[Extracted data entries]

____

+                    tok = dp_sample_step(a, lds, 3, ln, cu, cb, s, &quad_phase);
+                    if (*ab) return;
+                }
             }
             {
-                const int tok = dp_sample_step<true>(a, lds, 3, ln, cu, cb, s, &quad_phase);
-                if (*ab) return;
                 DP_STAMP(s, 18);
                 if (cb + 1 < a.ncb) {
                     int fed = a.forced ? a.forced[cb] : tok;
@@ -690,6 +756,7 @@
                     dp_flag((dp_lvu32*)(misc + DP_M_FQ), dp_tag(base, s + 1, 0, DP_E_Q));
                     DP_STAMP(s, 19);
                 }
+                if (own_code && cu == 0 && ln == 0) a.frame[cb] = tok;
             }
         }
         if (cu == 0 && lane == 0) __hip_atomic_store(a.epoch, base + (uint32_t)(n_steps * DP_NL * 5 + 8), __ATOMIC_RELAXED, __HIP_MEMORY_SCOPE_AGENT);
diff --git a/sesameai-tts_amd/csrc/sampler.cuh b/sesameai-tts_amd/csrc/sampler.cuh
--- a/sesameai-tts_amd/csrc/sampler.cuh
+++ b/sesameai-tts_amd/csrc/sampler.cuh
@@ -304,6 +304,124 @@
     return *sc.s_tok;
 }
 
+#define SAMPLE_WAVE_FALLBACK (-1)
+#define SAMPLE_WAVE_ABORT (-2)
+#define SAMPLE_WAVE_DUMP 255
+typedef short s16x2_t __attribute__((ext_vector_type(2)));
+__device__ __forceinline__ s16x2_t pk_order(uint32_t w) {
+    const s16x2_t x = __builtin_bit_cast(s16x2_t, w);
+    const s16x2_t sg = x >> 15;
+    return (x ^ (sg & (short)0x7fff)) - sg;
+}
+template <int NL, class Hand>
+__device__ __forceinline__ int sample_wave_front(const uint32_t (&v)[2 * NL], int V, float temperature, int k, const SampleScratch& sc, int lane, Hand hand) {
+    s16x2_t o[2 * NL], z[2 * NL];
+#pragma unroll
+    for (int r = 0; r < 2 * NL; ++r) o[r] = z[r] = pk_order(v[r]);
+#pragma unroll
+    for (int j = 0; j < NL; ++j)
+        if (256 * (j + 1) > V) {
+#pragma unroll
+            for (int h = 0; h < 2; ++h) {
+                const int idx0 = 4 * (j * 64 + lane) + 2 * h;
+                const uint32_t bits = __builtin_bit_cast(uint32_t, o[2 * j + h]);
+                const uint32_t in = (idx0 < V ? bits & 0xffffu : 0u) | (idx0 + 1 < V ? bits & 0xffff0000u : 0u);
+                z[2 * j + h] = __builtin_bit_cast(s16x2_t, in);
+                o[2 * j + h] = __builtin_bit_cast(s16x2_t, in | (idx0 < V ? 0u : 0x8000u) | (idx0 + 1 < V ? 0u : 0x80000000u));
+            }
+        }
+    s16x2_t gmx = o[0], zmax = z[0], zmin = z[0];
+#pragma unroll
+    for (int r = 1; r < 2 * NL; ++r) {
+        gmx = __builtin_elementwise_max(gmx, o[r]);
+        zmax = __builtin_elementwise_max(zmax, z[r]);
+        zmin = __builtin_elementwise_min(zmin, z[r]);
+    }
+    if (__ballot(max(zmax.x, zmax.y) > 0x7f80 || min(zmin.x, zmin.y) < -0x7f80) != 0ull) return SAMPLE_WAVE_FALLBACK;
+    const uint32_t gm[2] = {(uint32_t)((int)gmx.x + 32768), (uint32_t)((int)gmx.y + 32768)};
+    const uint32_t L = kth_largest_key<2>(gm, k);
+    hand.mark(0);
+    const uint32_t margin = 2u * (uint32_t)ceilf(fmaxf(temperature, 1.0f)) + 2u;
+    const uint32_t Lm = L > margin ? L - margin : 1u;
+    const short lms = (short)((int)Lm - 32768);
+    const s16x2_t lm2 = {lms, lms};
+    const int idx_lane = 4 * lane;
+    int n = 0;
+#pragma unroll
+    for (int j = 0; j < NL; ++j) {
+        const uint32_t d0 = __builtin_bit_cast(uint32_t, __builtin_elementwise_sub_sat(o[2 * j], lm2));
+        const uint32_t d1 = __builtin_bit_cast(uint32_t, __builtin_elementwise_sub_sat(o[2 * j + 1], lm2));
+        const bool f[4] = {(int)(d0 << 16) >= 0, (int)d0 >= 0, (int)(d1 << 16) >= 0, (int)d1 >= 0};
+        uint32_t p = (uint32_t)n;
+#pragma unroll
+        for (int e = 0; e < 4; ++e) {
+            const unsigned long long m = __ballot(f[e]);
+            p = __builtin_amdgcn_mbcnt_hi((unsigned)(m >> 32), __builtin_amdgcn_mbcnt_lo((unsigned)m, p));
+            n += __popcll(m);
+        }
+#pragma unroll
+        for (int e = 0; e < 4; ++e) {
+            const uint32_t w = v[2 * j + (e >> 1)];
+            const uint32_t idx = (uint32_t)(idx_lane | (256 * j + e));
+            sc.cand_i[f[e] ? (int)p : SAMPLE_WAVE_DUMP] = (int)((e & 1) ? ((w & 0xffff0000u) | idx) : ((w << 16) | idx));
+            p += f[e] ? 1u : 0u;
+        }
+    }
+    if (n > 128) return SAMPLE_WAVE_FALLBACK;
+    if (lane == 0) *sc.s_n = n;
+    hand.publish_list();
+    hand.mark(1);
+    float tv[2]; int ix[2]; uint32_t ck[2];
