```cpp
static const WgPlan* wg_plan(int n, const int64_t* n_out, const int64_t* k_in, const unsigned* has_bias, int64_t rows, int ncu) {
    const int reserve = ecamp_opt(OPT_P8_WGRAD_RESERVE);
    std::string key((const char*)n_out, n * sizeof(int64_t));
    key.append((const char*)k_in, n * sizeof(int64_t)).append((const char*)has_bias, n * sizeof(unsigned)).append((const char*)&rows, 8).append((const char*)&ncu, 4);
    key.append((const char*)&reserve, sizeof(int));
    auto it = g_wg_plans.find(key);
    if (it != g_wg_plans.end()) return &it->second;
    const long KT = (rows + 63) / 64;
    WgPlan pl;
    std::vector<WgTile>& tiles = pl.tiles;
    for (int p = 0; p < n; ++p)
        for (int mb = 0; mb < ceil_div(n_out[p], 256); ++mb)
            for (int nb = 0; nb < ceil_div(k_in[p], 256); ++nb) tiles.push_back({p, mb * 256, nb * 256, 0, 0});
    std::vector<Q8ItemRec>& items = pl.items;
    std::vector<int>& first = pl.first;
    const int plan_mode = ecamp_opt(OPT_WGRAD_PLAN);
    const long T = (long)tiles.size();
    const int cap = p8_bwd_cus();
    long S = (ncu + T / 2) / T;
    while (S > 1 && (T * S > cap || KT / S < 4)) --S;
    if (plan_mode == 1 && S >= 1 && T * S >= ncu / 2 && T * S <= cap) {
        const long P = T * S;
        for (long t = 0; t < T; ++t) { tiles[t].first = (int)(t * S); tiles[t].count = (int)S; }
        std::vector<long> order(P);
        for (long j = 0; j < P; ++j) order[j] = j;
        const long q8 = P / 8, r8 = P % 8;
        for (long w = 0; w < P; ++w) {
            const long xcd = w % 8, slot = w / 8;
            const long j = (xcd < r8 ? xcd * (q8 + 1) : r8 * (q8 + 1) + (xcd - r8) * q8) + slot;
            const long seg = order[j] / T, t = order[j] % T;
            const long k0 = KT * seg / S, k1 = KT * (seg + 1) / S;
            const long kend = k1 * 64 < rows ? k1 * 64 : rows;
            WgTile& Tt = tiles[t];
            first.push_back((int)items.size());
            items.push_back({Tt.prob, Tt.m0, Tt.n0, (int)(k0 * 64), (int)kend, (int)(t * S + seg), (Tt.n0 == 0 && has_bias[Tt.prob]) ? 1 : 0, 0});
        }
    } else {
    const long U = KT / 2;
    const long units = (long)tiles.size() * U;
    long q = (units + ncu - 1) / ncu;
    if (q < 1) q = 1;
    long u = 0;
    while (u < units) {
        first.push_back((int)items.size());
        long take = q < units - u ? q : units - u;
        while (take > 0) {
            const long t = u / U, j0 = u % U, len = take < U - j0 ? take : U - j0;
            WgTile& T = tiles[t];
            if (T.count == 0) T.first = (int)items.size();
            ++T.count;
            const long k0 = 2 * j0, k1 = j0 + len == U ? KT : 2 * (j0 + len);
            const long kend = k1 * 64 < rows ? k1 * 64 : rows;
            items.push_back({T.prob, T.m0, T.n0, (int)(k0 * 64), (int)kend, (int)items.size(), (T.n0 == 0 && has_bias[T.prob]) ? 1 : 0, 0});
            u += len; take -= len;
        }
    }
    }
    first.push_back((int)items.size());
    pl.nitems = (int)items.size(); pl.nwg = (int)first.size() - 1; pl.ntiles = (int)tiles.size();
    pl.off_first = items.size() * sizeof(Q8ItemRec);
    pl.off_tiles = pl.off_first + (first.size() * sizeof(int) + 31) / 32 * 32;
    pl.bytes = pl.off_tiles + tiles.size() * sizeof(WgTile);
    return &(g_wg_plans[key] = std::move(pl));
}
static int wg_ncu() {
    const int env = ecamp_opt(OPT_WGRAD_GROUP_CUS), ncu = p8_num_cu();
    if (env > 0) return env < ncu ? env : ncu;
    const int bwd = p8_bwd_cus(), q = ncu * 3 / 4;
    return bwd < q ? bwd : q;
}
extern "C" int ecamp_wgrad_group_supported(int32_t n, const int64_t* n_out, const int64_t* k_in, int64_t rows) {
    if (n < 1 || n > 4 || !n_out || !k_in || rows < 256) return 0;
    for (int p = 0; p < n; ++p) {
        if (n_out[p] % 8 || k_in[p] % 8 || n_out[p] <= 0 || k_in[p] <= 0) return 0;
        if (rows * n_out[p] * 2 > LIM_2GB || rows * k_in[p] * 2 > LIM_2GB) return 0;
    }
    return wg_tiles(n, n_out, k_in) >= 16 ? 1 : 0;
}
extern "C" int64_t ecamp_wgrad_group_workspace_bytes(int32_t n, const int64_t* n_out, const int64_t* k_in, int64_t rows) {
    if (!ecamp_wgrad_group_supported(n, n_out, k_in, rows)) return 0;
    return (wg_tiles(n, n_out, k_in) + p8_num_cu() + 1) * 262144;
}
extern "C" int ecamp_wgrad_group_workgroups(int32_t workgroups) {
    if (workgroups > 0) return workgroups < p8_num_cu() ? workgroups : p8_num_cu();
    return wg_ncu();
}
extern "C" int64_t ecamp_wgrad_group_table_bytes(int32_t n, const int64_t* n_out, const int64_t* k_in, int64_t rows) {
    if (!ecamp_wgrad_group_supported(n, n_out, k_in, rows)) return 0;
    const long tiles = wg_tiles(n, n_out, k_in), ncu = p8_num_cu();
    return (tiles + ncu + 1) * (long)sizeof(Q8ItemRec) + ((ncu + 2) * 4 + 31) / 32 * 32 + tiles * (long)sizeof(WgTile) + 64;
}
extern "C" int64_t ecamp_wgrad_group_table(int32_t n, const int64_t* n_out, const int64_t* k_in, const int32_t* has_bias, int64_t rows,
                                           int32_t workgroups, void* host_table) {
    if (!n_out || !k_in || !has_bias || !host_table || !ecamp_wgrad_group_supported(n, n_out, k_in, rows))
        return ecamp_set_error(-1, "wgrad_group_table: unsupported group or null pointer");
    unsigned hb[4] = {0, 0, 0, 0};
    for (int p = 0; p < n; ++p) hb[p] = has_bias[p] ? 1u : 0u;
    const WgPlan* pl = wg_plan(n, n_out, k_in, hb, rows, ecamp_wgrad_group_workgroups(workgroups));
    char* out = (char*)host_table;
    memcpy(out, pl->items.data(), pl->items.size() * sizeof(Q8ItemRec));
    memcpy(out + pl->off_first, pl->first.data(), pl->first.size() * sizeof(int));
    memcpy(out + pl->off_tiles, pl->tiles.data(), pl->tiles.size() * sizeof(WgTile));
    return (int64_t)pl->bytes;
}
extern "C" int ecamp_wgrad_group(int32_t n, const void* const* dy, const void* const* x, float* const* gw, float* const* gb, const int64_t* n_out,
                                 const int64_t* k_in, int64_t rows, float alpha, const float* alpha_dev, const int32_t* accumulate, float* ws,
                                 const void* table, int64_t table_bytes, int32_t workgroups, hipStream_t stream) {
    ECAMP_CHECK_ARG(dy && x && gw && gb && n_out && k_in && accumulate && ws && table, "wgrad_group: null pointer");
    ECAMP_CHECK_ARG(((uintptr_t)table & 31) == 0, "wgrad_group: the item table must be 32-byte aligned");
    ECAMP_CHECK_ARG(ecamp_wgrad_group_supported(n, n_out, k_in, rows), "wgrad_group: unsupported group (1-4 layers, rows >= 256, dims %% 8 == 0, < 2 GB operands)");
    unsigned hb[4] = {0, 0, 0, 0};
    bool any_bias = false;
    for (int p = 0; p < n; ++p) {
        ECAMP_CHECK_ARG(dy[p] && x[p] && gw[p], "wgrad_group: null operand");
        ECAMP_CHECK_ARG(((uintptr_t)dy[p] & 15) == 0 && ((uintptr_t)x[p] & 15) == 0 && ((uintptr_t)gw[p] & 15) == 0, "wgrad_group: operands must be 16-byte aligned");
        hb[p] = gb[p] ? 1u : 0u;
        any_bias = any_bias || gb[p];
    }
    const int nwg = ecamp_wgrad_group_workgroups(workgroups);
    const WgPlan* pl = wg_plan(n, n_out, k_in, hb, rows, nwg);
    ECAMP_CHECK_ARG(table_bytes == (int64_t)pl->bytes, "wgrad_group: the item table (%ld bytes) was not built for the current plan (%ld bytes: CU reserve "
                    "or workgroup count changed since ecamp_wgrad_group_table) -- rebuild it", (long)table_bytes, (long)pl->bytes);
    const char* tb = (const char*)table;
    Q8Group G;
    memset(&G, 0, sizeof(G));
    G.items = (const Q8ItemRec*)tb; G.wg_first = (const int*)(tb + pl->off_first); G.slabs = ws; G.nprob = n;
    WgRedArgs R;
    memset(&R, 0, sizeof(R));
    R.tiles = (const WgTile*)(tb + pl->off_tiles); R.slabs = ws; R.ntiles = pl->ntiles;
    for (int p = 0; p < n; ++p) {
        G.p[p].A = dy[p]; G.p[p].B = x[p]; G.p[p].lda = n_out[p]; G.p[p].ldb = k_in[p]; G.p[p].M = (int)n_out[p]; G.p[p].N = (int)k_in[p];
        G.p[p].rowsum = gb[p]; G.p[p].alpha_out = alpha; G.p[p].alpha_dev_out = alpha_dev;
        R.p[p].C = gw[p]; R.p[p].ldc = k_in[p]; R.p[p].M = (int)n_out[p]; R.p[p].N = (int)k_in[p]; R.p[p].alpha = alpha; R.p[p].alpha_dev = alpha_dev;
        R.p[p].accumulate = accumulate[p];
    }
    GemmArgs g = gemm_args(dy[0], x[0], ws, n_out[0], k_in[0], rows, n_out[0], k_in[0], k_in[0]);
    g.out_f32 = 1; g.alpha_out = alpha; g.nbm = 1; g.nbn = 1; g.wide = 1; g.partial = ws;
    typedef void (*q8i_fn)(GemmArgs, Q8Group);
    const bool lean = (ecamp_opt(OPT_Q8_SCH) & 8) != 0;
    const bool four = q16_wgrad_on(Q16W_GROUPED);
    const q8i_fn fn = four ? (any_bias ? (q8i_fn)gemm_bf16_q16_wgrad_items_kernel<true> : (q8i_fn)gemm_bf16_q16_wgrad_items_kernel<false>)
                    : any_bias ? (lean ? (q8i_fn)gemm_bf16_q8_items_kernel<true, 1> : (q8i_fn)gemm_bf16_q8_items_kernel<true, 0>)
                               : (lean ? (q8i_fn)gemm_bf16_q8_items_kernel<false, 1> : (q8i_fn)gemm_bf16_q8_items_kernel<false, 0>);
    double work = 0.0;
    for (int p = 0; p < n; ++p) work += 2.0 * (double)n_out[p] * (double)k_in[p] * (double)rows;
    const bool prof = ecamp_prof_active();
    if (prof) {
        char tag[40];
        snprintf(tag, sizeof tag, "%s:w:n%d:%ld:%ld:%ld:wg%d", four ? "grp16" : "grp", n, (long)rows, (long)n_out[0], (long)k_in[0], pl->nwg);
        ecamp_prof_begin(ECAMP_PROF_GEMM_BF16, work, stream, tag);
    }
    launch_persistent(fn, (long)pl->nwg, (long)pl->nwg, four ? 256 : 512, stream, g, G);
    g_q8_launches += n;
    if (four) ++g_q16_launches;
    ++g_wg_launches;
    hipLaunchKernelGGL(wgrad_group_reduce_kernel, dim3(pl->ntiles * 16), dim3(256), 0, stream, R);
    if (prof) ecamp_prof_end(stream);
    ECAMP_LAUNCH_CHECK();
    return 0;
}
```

____

WHAT YOU WILL DO: Looking at the entries above, work out how many lines include the word "while" and reply with that number alone.

ANSWER TO THE EXERCISE: 3